Cette histoire a modelé l’état actuel des choses pour ceux et celles qui, des libéraux.ales jusqu’aux militants.es de gauche, ont su transférer l’énergie de leur terrain dans le Parti démocrate. Un an avant l’étonnante victoire d’A. Ocasio-Cortez aux dépens de Joe Crowley, (réélu sans questionnement pendant 10 ans), une ancienne assistante de Ted Kennedy expliquait que son dégoût de l’influence de l’argent en politique et sa propre situation économique difficile, l’avaient décidée à se concentrer sur le militantisme à gauche. Dans une entrevue au National Hispanic Institute Magazine, elle relatait, « qu’après avoir travaillé à l’organisation dans la campagne électorale de B. Sanders dans le Bronx en 2016, elle avait sillonné en voiture une partie du pays en s’arrêtant et s’assoyant avec n’importe qui pour connaitre les enjeux les plus pressants auxquels faisaient face ces communautés. « Nous sommes allés à Flint au Michigan, à Standing Rock au Dakota du sud, et à Porto Rico  ». A. Ocasio-Cortez n’est donc pas seule, son expérience reflète la montée des politiques progressistes depuis 2008.

Le Parti

Au même moment, les organisations de gauche, comme Democratic Socialists of America (DSA), offraient un espace d’implication pour les libéraux.ales et les militants.es de gauche.
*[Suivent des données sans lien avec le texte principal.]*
## Move work-queue decode to wave 3 and overlap it with gather wait

Queue ownership (atomic pops, item resolve and publish) moves from wave 0 to a configurable wave, 3 by default. Under a new decode mode the next item is resolved and published inside the gather phase, before the vmcnt wait, so the scalar decode latency hides behind outstanding loads. Gather work is rotated across waves so the queue wave gets a different slice. This adds coupling between scheduling and the fetch loop, and the pop now happens only after the wait.

```diff
diff --git a/probabilistic-depth_amd/csrc/sweep_dist.hip b/probabilistic-depth_amd/csrc/sweep_dist.hip
--- a/probabilistic-depth_amd/csrc/sweep_dist.hip
+++ b/probabilistic-depth_amd/csrc/sweep_dist.hip
@@ -80,6 +80,8 @@
 #endif
     if (poison_on_foreign_layout(da.a, da.queue, LAYOUT_DIST16)) return;
     const int tid = threadIdx.x;
+    constexpr int QT = 64 * DIST_QUEUE_WAVE;
+    static_assert(DIST_QUEUE_WAVE >= 0 && DIST_QUEUE_WAVE < 4, "a workgroup has four waves");
 
     {
         const float* dc = KARG(const float*, a.d_candi);
@@ -149,9 +151,9 @@
 
     int state = 0;
     int n_direct = 0;
-    int got_own = (tid == 0 && !ONE_EACH) ? atomicAdd(&KARG(int*, qcnt)[xcd * KARG(int, qstride)], 1) : (int)(blockIdx.x >> 3);
+    int got_own = (tid == QT && !ONE_EACH) ? atomicAdd(&KARG(int*, qcnt)[xcd * KARG(int, qstride)], 1) : (int)(blockIdx.x >> 3);
     int next_item = -1;
-    auto resolve_next = [&]() { if (opaque_v((int)threadIdx.x) == 0) next_item = ONE_EACH ? -1 : resolve(got_own); };
+    auto resolve_next = [&]() { if (opaque_v((int)threadIdx.x) == QT) next_item = ONE_EACH ? -1 : resolve(got_own); };
     constexpr int REC_WIDE = 1, REC_BELOW = 2, REC_FIRST = 4;
     auto publish = [&](int slot, int item) {
         v4i r = v4i{item, 0, 0, 0};
@@ -168,14 +170,14 @@
     };
     constexpr bool EARLY = DIST_DECODE_EARLY != 0;
     constexpr bool POP_EARLY = EARLY && DIST_PREFETCH == 0;
-    auto record_next = [&]() {
-        if (opaque_v((int)threadIdx.x) == 0) {
-            publish(state & 1, next_item);
-            if (POP_EARLY && !ONE_EACH && !own_done) got_own = atomicAdd(&KARG(int*, qcnt)[xcd * KARG(int, qstride)], 1);
+    auto record_next = [&](bool decode = true, bool pop = true) {
+        if (opaque_v((int)threadIdx.x) == QT) {
+            if (decode) publish(state & 1, next_item);
+            if (pop && POP_EARLY && !ONE_EACH && !own_done) got_own = atomicAdd(&KARG(int*, qcnt)[xcd * KARG(int, qstride)], 1);
         }
     };
     auto publish_next = [&]() {
-        if (opaque_v((int)threadIdx.x) == 0) {
+        if (opaque_v((int)threadIdx.x) == QT) {
             if (!EARLY) publish(state & 1, next_item);
             if (!POP_EARLY && !ONE_EACH && !own_done) got_own = atomicAdd(&KARG(int*, qcnt)[xcd * KARG(int, qstride)], 1);
         }
@@ -219,7 +221,7 @@
         dma_pixels(wave, b, (min(y, H - 1) * W + min(x, W - 1)) * 4);
         state |= 4;
     };
-    if (tid == 0) {
+    if (tid == QT) {
         publish(0, ONE_EACH ? (got_own < items_of(xcd) ? (xcd << 28) | got_own : -1) : resolve(got_own));
         if (!ONE_EACH && !own_done) got_own = atomicAdd(&KARG(int*, qcnt)[xcd * KARG(int, qstride)], 1);
     }
@@ -279,7 +281,7 @@
                     }
                 }
             }
-            if (EARLY) { resolve_next(); record_next(); }
+            if (DIST_DECODE_EARLY == 1) { resolve_next(); record_next(); }
             DSTAMP(1)
             const bool new_b = b + 1 != state >> 3;
             if (new_b) {
@@ -341,11 +343,12 @@
             if (KARG(const float*, a.src) != nullptr) {
                 if (!item_ready) { PDEPTH_LDS_BARRIER(); item_ready = true; }
                 if ((__builtin_amdgcn_readfirstlane(L.iflag) & 7) != 0) {
-                    if (opaque_v((int)threadIdx.x) == 0 && (recfl & REC_FIRST)) {
+                    if (opaque_v((int)threadIdx.x) == QT && (recfl & REC_FIRST)) {
                         reinterpret_cast<int*>(const_cast<float*>(KARG(const float*, stats)) + (size_t)b * STATS_STRIDE + STATS_FLAGS)[1] = 1;
                         n_direct += KARG(int, tiles_x) * (wide ? H : 2 * ((H + 1) >> 1));
                     }
-                    if (!EARLY) resolve_next();
+                    if (DIST_DECODE_EARLY != 1) resolve_next();
+                    if (DIST_DECODE_EARLY == 2) record_next();
                     publish_next();
                     PDEPTH_LDS_BARRIER();
                     PDEPTH_POP_WAIT(0);
@@ -549,7 +552,9 @@
                             for (int c = 0; c < NCHK; ++c) { fetch(set, c, soff); fetch(set, NCHK + c, soff); }
                             fetch(set, NAC - 1, soff);
                         };
-                        const int q = (nb + 3) >> 2, b0 = wave * q, b1 = min(nb, b0 + q);
+                        const bool decode_here = DIST_DECODE_EARLY == 2 && v == 0 && h == 0 && attempt == 0;
+                        const int wsh = DIST_DECODE_EARLY == 2 ? (wave + 3 - DIST_QUEUE_WAVE) & 3 : wave;
+                        const int q = (nb + 3) >> 2, b0 = wsh * q, b1 = min(nb, b0 + q);
                         __builtin_amdgcn_s_setprio(1);
                         if (go) {
 #pragma unroll
@@ -608,8 +613,10 @@
                                 }
                             }
                             DSTAMP(6)
-                            asm volatile("s_waitcnt vmcnt(0)" ::: "memory");
-                        }
+                        }
+                        if (decode_here) { resolve_next(); record_next(true, false); }
+                        if (go) asm volatile("s_waitcnt vmcnt(0)" ::: "memory");
+                        if (decode_here) record_next(false, true);
                         __builtin_amdgcn_s_setprio(0);
                     }
                     DSTAMP(7)
@@ -671,7 +678,7 @@
 #pragma unroll 1
                 for (int vhh = 0; vhh < V * NH * 2; ++vhh) {
                     if (!(failmask >> vhh & 1u)) continue;
-                    if (tid == 0) ++n_direct;
+                    if (tid == QT) ++n_direct;
                     if ((wave >> 1) != (vhh & 1)) continue;
                     const int vh = vhh >> 1, v = vh / NH, h = vh - v * NH;
                     ViewXform xf;
@@ -744,16 +751,17 @@
             float* const depth_out = KARG(float*, a.depth_out);
             if (logp_out || depth_out) {
                 {
+                    const int tq4 = opaque_v(4 * tq);
                     float mx = -INFINITY;
 #pragma unroll
                     for (int j = 0; j < NC; ++j)
-                        mx = max_raw(mx, 64 * (j >> 2) + 4 * tq + (j & 3) < D ? cost[j] : -INFINITY);
+                        mx = max_raw(mx, 64 * (j >> 2) + tq4 + (j & 3) < D ? cost[j] : -INFINITY);
                     mx = max_raw(mx, xor16_f(mx));
                     mx = max_raw(mx, bperm_f(a32, mx));
                     float ssum = 0.0f, esum = 0.0f;
 #pragma unroll
                     for (int j = 0; j < NC; ++j) {
-                        const int k = 64 * (j >> 2) + 4 * tq + (j & 3);
+                        const int k = 64 * (j >> 2) + tq4 + (j & 3);
                         const float ek = k < D ? dist_exp(cost[j] - mx) : 0.0f;
                         ssum = ssum + ek;
                         esum = __builtin_fmaf(L.dcl[k], ek, esum);
@@ -801,11 +809,11 @@
     }
 #undef PDEPTH_POP_WAIT
 #ifdef DIST_STAMPS
-    if ((threadIdx.x & 63) == 0)
+    if ((threadIdx.x & 63) == 0 && (DIST_STAMP_WAVE < 0 || (int)(threadIdx.x >> 6) == DIST_STAMP_WAVE))
         for (int i = 0; i < 12; ++i) atomicAdd(reinterpret_cast<unsigned long long*>(KARG(int*, queue) + 8) + i, stamp_acc[i]);
 #endif
 
-    if (opaque_v((int)threadIdx.x) == 0) {
+    if (opaque_v((int)threadIdx.x) == QT) {
         int* queue = KARG(int*, queue);
         const int nonce = KARG(int, nonce);
         if (ONE_EACH) {
diff --git a/probabilistic-depth_amd/csrc/sweep_dist_knobs.hpp b/probabilistic-depth_amd/csrc/sweep_dist_knobs.hpp
--- a/probabilistic-depth_amd/csrc/sweep_dist_knobs.hpp
+++ b/probabilistic-depth_amd/csrc/sweep_dist_knobs.hpp
@@ -25,7 +25,10 @@
 #define DIST_PREFETCH 0
 #endif
 #ifndef DIST_DECODE_EARLY
-#define DIST_DECODE_EARLY 1
+#define DIST_DECODE_EARLY 2
+#endif
+#ifndef DIST_QUEUE_WAVE
+#define DIST_QUEUE_WAVE 3
 #endif
 #ifndef DIST_ONE_EACH_X
 #define DIST_ONE_EACH_X 6
@@ -40,6 +43,9 @@
 #define DIST_FORCE_DIRECT -2
 #endif
 
+#ifndef DIST_STAMP_WAVE
+#define DIST_STAMP_WAVE -1
+#endif
 #ifdef DIST_STAMPS
 #define DSTAMP(i) { const unsigned long long t_ = __builtin_amdgcn_s_memtime(); stamp_acc[i] += t_ - stamp_t; stamp_t = t_; }
 #elif defined(DIST_MARKS)
```

Measured after the change: 11440, median of 6. 1.03x the previous value.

DSA comptait un peu plus de 85,000 membres et elle a encouragé les jeunes de gauche à se concentrer sur les politiques locales et à galvaniser la base du Parti démocrate. Cette année, les adhésions ont encore augmenté, la COVID-19 ayant remis en question l’approche de la maladie par les marchés. Un de ses co-président à Détroit se posait la question : « Si les marchés ne peuvent fournir les gels hydro-alcooliques, le papier de toilette ou les masques durant une épidémie, qu’est-ce qu’il y a de bon dans ce système ?  »

Même si les inégalités ne sont pas près de s’éteindre aux États-Unis, elles ont généralement poussé les libéraux.ales vers la gauche, contribuant ainsi à la croissance de l’aile libérale et de gauche du Parti démocrate. Il faut encore le forcer à élaborer un programme législatif qui visera la justice raciale et économique pour la majorité de la population. Au Congrès, il y a maintenant un bloc libéral et de gauche composé de beaucoup de femmes de couleur, comme Mmes Ilhan Omar, Rashida Tlaïb, et maintenant Cori Bush. Elles ont donné une nouvelle allure aux mouvements sociaux souvent à partir de leur propre militantisme à la base. Elles ont plus souvent qu’autrement fait face à l’intransigeance des libéraux.ales modérés.es qui leur font porter l’impuissance du Parti qui lui sert de stratégie électorale.

À partir de ces réalités, l’enjeu pour le Parti à l’ère post-Trump, sera de soutenir ses membres de gauche, particulièrement ses candidats.es qui reconnaissent que mettre de l’avant les problèmes d’inégalité durant les campagnes électorales donnent des résultats dans les urnes et que cela devrait finir par donner des coalitions durables. Si le Parti démocrate veut vraiment étendre son influence et en finir avec l’esprit de revanche de son aile droite, il doit reconnaitre la dette historique qu’il doit à ces individus qui sont personnellement passés.es à gauche, structurant ainsi ses possibilités d’agir avec efficacité pour le changement social, même si cela peut vouloir dire qu’on l’accusera de « socialisme ».